◆ **WHAT YOU SHOULD DO**
Look through the records below and copy each line that includes the word "initiator".

◆ **LISTED RECORDS**
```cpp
static int run_filters(bath_hip_ctx *ctx, const bath_hip_oprofile *om, const bath_hip_seqs *dna,
                       const bath_pipeline_params *prm, bath_pipeline_stats *stats,
                       const bath_orf_result **results, int64_t *n_results, FilterState *state) {
  if (!ctx || !om || !dna || !prm) return BATH_EINVAL;
  if (cascade_model_ok(ctx, om) != BATH_OK) return BATH_EINVAL;
  BATH_HIP_TRY(ctx, hipSetDevice(ctx->device));
  if (n_results) *n_results = 0;
  if (results) *results = nullptr;
  if (stats) std::memset(stats, 0, sizeof *stats);
  const int64_t nwin = dna->n;
  if (nwin == 0) return BATH_OK;
  const int M = om->M;
  const int max_orf = dna->maxlen / 3 + 1;
  int st = om->ensure_len_tables(max_orf);
  if (st != BATH_OK) return st;

  OrfTablesDev tt{};
  if (prm->strands < 0 || prm->strands > 2 || prm->initiator < 0 || prm->initiator > 2) { ctx->set_error("bath_pipeline_params: strands / initiator out of range"); return BATH_EINVAL; }
  if ((st = orf_tables_upload(ctx, prm->ncbi_table, &tt, prm->initiator)) != BATH_OK) return st;
  if ((st = ensure_emit_table(ctx, om, prm->F1, max_orf)) != BATH_OK) return st;
  DevBuf &b_tabs = ctx->scratch[8], &b_work = ctx->scratch[9];
  const size_t ssv_bytes = (size_t)(M + 1) * kKp;
  const size_t tabs_bytes = 8192 + ssv_bytes + 256 + 20 * 4 + 256;
  if (tabs_bytes > b_tabs.cap) ctx->tabs_uid = 0;
  BATH_HIP_TRY(ctx, b_tabs.reserve(tabs_bytes));
  char *tp = b_tabs.as<char>();
  const int16_t *d_emit = om->d_emit;
  uint8_t *d_ssvsc = reinterpret_cast<uint8_t *>(tp); tp += (ssv_bytes + 255) / 256 * 256;
  float *d_bgf = reinterpret_cast<float *>(tp);
  if (ctx->tabs_uid != om->uid || ctx->tabs_ptr != b_tabs.p) {
    std::vector<uint8_t> ssv_scores(ssv_bytes, 0);
    bath_hip_oprofile_get_ssv_scores(om, ssv_scores.data());
    BATH_HIP_TRY(ctx, hipMemcpyAsync(d_ssvsc, ssv_scores.data(), ssv_scores.size(), hipMemcpyHostToDevice, ctx->stream));
    BATH_HIP_TRY(ctx, hipMemcpyAsync(d_bgf, kAminoBg, 20 * sizeof(float), hipMemcpyHostToDevice, ctx->stream));
    BATH_HIP_TRY(ctx, hipStreamSynchronize(ctx->stream));
    ctx->tabs_uid = om->uid; ctx->tabs_ptr = b_tabs.p;
  }

  Params P{};
  P.F1 = prm->F1; P.F2 = prm->F2; P.F3 = prm->F3; P.F4 = prm->F4;
  P.do_bias = prm->do_biasfilter; P.fs_pipe = prm->fs_pipe; P.minlen = prm->min_orf_len;
  std::memcpy(P.evparam, om->evparam, sizeof P.evparam);
  const MsvConsts mc = msv_consts(om);
  const double invP_f1 = gumbel_invsurv(prm->F1, om->evparam[0], om->evparam[1]);
  VitWindowArgs wa{};
  wa.invP_vit = (double)(float)gumbel_invsurv(prm->F2, om->evparam[2], om->evparam[3]);
  wa.invP_msv = (double)(float)gumbel_invsurv(prm->F2, om->evparam[0], om->evparam[1]);

  if (dna->cache_minlen != prm->min_orf_len) {
    int64_t nres_c = 0, max_orfs_c = 0;
    for (int64_t i = 0; i < nwin; i++) {
      const int n = dna->h_len[i];
      if (n < 15) continue;
      nres_c += 2 * (int64_t)(n - (dna->h_context.empty() ? 0 : dna->h_context[(size_t)i]));
      max_orfs_c += 6 * (int64_t)((n / 3 + 1) / (prm->min_orf_len + 1) + 1);
    }
    dna->cache_minlen = prm->min_orf_len; dna->cache_nres = nres_c; dna->cache_max_orfs = max_orfs_c;
  }
  const int64_t nres = prm->strands == BATH_STRAND_BOTH ? dna->cache_nres : dna->cache_nres / 2;
  const int64_t max_orfs = dna->cache_max_orfs;
  if (max_orfs >= (int64_t)INT32_MAX) { ctx->set_error("DNA block too large for one pipeline call (ORF list indices are 32-bit): split it"); return BATH_EINVAL; }
  int64_t cap = std::max<int64_t>(4096, (int64_t)((double)max_orfs * std::min(1.0, prm->F1 * 4.0 + 0.01)));
  cap = std::min<int64_t>(cap, std::max<int64_t>(max_orfs, 4096));

  if ((st = orf_tiles_ensure(ctx, dna)) != BATH_OK) return st;
  const size_t nent = (size_t)dna->ntiles * 6;
  DevBuf &b_aa = ctx->scratch[24], &b_slots = ctx->scratch[25], &b_orfs = ctx->scratch[26], &b_misc = ctx->scratch[27];
// ... 64 lines not shown
                       om->ssv_row_bytes, om->lt.d_tjb, mc, P, W.pool, M, f1t, W.todo_vit, W.todo_ssvb);                                      \
    launched = true;                                                                                                                        \
  }
      BATH_MSV_LANE_NR(BATH_MSV_STAGE_CASE)
#undef BATH_MSV_STAGE_CASE
      if (!launched) { ctx->set_error("MSV stage kernel: no tile shape for this model length"); return BATH_EINVAL; }
      BATH_HIP_TRY(ctx, hipGetLastError());
      BATH_HIP_TRY(ctx, hipEventRecord(ev[e++], ctx->stream));
      BATH_HIP_TRY(ctx, hipEventRecord(ev[e++], ctx->stream));
    } else {
      hipLaunchKernelGGL(classify_kernel, dim3(dec_blocks), dim3(256), 0, ctx->stream, W.cand, W.cand_cap, W.ctr, om->lt.d_tjb, mc, W.todo_msv);
      BATH_HIP_TRY(ctx, hipGetLastError());
      if ((st = launch_msv_wave(ctx, om, cv, W.todo_msv, cap, W.cand.usc, W.cand.msv_status, &W.ctr->todo_msv, !few_msv)) != BATH_OK) return st;
      BATH_HIP_TRY(ctx, hipEventRecord(ev[e++], ctx->stream));
      hipLaunchKernelGGL(f1_bias_kernel, dim3(dec_blocks), dim3(256), 0, ctx->stream, W.cand, W.cand_cap, W.ctr, P, W.pool, M, f1t, W.todo_vit, W.todo_ssvb);
      BATH_HIP_TRY(ctx, hipGetLastError());
      BATH_HIP_TRY(ctx, hipEventRecord(ev[e++], ctx->stream));
    }
    wa.d_filtersc = W.cand.filtersc; wa.d_ssv_scores = d_ssvsc; wa.d_wins = W.wins; wa.d_win_count = &W.ctr->win_count; wa.win_cap = W.win_cap;
    wa.d_kminmax = W.cand.kminmax;
    auto launch_ssvb = [&](hipStream_t stream) -> int {
      return launch_ssv_bath(ctx, stream, om, W.cand, W.ctr, W.todo_ssvb, W.pool, d_ssvsc, mc, invP_f1, W.wins, W.win_cap);
    };
    bool ssvb_done = false;
    if (vit_lane_supported(om) && !few_cands) {
      if ((st = launch_vit_sorted(ctx, om, cv, W.todo_vit, cap, &W.ctr->todo_vit, W.cand.len, W.len_bins, W.todo_sorted, W.cand.vfsc, W.cand.vit_status, &wa,
                                  launch_ssvb)) != BATH_OK) return st;
      ssvb_done = true;
    } else if ((st = launch_vit_wave(ctx, om, cv, W.todo_vit, cap, W.cand.vfsc, W.cand.vit_status, &wa, &W.ctr->todo_vit)) != BATH_OK) return st;
    BATH_HIP_TRY(ctx, hipEventRecord(ev[e++], ctx->stream));
    if (!ssvb_done && (st = launch_ssvb(ctx->stream)) != BATH_OK) return st;
    BATH_HIP_TRY(ctx, hipGetLastError());
    BATH_HIP_TRY(ctx, hipEventRecord(ev[e++], ctx->stream));
    hipLaunchKernelGGL(post_vit_kernel, dim3(dec_blocks), dim3(256), 0, ctx->stream, W.cand, W.cand_cap, W.ctr, P, W.todo_msv , W.todo_fwd);
    if (P.do_bias) {
      DevBuf &b_compo = ctx->scratch[36];
      BATH_HIP_TRY(ctx, b_compo.reserve((size_t)20 * 256 * 4 + (size_t)W.cand_cap * 20 * 4 + 256));
      float *d_terms = b_compo.as<float>(), *d_compo = d_terms + 20 * 256;
      hipLaunchKernelGGL(compo_terms_kernel, dim3(20), dim3(256), 0, ctx->stream, d_bgf, (int)om->base_b, om->scale_b, d_terms);
      hipLaunchKernelGGL(local_compo_kernel, dim3(16384), dim3(64), 0, ctx->stream, W.cand, W.ctr, M, d_ssvsc, d_terms, W.todo_msv, d_compo);
      hipLaunchKernelGGL(post_vit_local_kernel, dim3(std::max(1, dec_blocks)), dim3(64), 0, ctx->stream, W.cand, W.ctr, P, W.pool, M, d_bgf, d_compo,
                         om->lt.d_p1, om->lt.d_lt1, om->lt.d_lt2, W.todo_msv, W.todo_vit2, W.todo_fwd);
    }
    BATH_HIP_TRY(ctx, hipGetLastError());
    if ((st = launch_vit_wave(ctx, om, cv, W.todo_vit2, cap, W.cand.vfsc, W.cand.vit_status, nullptr, &W.ctr->todo_vit2)) != BATH_OK) return st;
    hipLaunchKernelGGL(post_vit2_kernel, dim3(64), dim3(256), 0, ctx->stream, W.cand, W.ctr, P, W.todo_vit2, W.todo_fwd);
    BATH_HIP_TRY(ctx, hipGetLastError());
    BATH_HIP_TRY(ctx, hipEventRecord(ev[e++], ctx->stream));
    ctx->fwd_rows_kept = nullptr; ctx->fwd_rows_off = nullptr;
    float *d_keep = nullptr; int64_t *d_keep_off = nullptr;
    if (ctx->keep_fwd_rows) {
      constexpr int64_t kKeepFloats = (int64_t)8 << 20;
      DevBuf &b_rows = ctx->scratch[38], &b_roff = ctx->scratch[39];
      BATH_HIP_TRY(ctx, b_rows.reserve((size_t)kKeepFloats * sizeof(float) + 64)); BATH_HIP_TRY(ctx, b_roff.reserve((size_t)cap * sizeof(int64_t) + 64));
      d_keep = b_rows.as<float>(); d_keep_off = b_roff.as<int64_t>();
      hipLaunchKernelGGL(fwd_keep_offsets_kernel, dim3(1), dim3(64), 0, ctx->stream, W.todo_fwd, &W.ctr->todo_fwd, W.cand.len, d_keep_off, kKeepFloats);
      BATH_HIP_TRY(ctx, hipGetLastError());
    }
    if ((st = launch_fwd_wave(ctx, om, cv, W.todo_fwd, cap, W.cand.fwdsc, W.cand.fwd_status, &W.ctr->todo_fwd, d_keep, d_keep_off)) != BATH_OK) return st;
    if (d_keep) { ctx->fwd_rows_kept = d_keep; ctx->fwd_rows_off = d_keep_off; }
    hipLaunchKernelGGL(final_kernel, dim3(dec_blocks), dim3(256), 0, ctx->stream, W.cand, W.ctr, P, W.todo_fwd);
    BATH_HIP_TRY(ctx, hipGetLastError());
    BATH_HIP_TRY(ctx, hipEventRecord(ev[e++], ctx->stream));

    BATH_HIP_TRY(ctx, hipMemcpyAsync(&hc, W.ctr, sizeof(Counters), hipMemcpyDeviceToHost, ctx->stream));
    BATH_HIP_TRY(ctx, hipStreamSynchronize(ctx->stream));
    if (hc.overflow || hc.cand_count > cap || hc.win_count > W.win_cap) {
      if (attempt >= 4) { ctx->set_error("candidate / window buffers overflowed repeatedly"); return BATH_EMEM; }
      if (hc.overflow || hc.cand_count > cap) cap = std::max<int64_t>(cap * 2, (int64_t)hc.cand_count + 1024);
      if (hc.win_count > W.win_cap) win_need = hc.win_count + hc.win_count / 4 + 1024;
      continue;
    }
    static const char *names[] = {"translate_orfs", "ssv_f1", "classify_msv", "f1_bias", "viterbi_windows", "ssv_windows", "post_vit", "forward_final"};
    const int64_t launches[] = {4, 1, msv_stage ? 1 : 2, msv_stage ? 0 : 1, 4, 1, 3, 2};
    ctx->timings.clear();
    for (int i = 0; i + 1 < e; i++) {
      float ms = 0.f;
      BATH_HIP_TRY(ctx, hipEventElapsedTime(&ms, ev[i], ev[i + 1]));
      ctx->timings.push_back(StageTiming{names[i], ms, launches[i]});
    }
    break;
  }

  if (stats) {
    stats->nres = nres; stats->n_orfs = (int64_t)hc.n_orfs;
    stats->n_past_msv = (int64_t)hc.n_past_msv; stats->n_past_bias = (int64_t)hc.n_past_bias;
    stats->n_past_vit = (int64_t)hc.n_past_vit; stats->n_past_fwd = (int64_t)hc.n_past_fwd;
    stats->pos_past_msv = (int64_t)hc.pos_past_msv; stats->pos_past_bias = (int64_t)hc.pos_past_bias;
    stats->pos_past_vit = (int64_t)hc.pos_past_vit; stats->pos_past_fwd = (int64_t)hc.pos_past_fwd;
    stats->cells_msv = (int64_t)(hc.orf_res - hc.res_seen) * M; stats->cells_vit = (int64_t)hc.res_vit * M; stats->cells_fwd = (int64_t)hc.res_fwd * M;
  }

  if (results) {
    bath_orf_result *d_rec = nullptr;
    int64_t nrec = 0;
    if (dna->n > (int64_t)UINT32_MAX || dna->maxlen / 3 >= (1 << 28)) { ctx->set_error("block too large for the ORF records' sort key (2^32 windows, 805 Mnt per window)"); return BATH_ERANGE; }
    if ((st = build_orf_records(ctx, W.cand, hc.cand_count, dna->is_part ? dna->first_window : 0, &d_rec, &nrec)) != BATH_OK) return st;
    ctx->d_records = d_rec; ctx->n_records = nrec;
    if (!dna->is_part) {
      BATH_HIP_TRY(ctx, ctx->results_pinned.reserve((size_t)std::max<int64_t>(nrec, 1) * sizeof(bath_orf_result)));
      if (nrec > 0) BATH_HIP_TRY(ctx, hipMemcpyAsync(ctx->results_pinned.p, d_rec, (size_t)nrec * sizeof(bath_orf_result), hipMemcpyDeviceToHost, ctx->stream));
      BATH_HIP_TRY(ctx, hipStreamSynchronize(ctx->stream));
      *results = ctx->results_pinned.as<bath_orf_result>();
    } else *results = nullptr;
    if (n_results) *n_results = nrec;
  } else if (n_results) *n_results = (int64_t)hc.n_past_msv;
  if (state) { state->W = W; state->hc = hc; state->d_ssvsc = d_ssvsc; state->d_bgf = d_bgf; state->tt = tt; }
// ... 617 lines not shown
```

◆ **PROBLEM SOLUTION**
  if (prm->strands < 0 || prm->strands > 2 || prm->initiator < 0 || prm->initiator > 2) { ctx->set_error("bath_pipeline_params: strands / initiator out of range"); return BATH_EINVAL; }
  if ((st = orf_tables_upload(ctx, prm->ncbi_table, &tt, prm->initiator)) != BATH_OK) return st;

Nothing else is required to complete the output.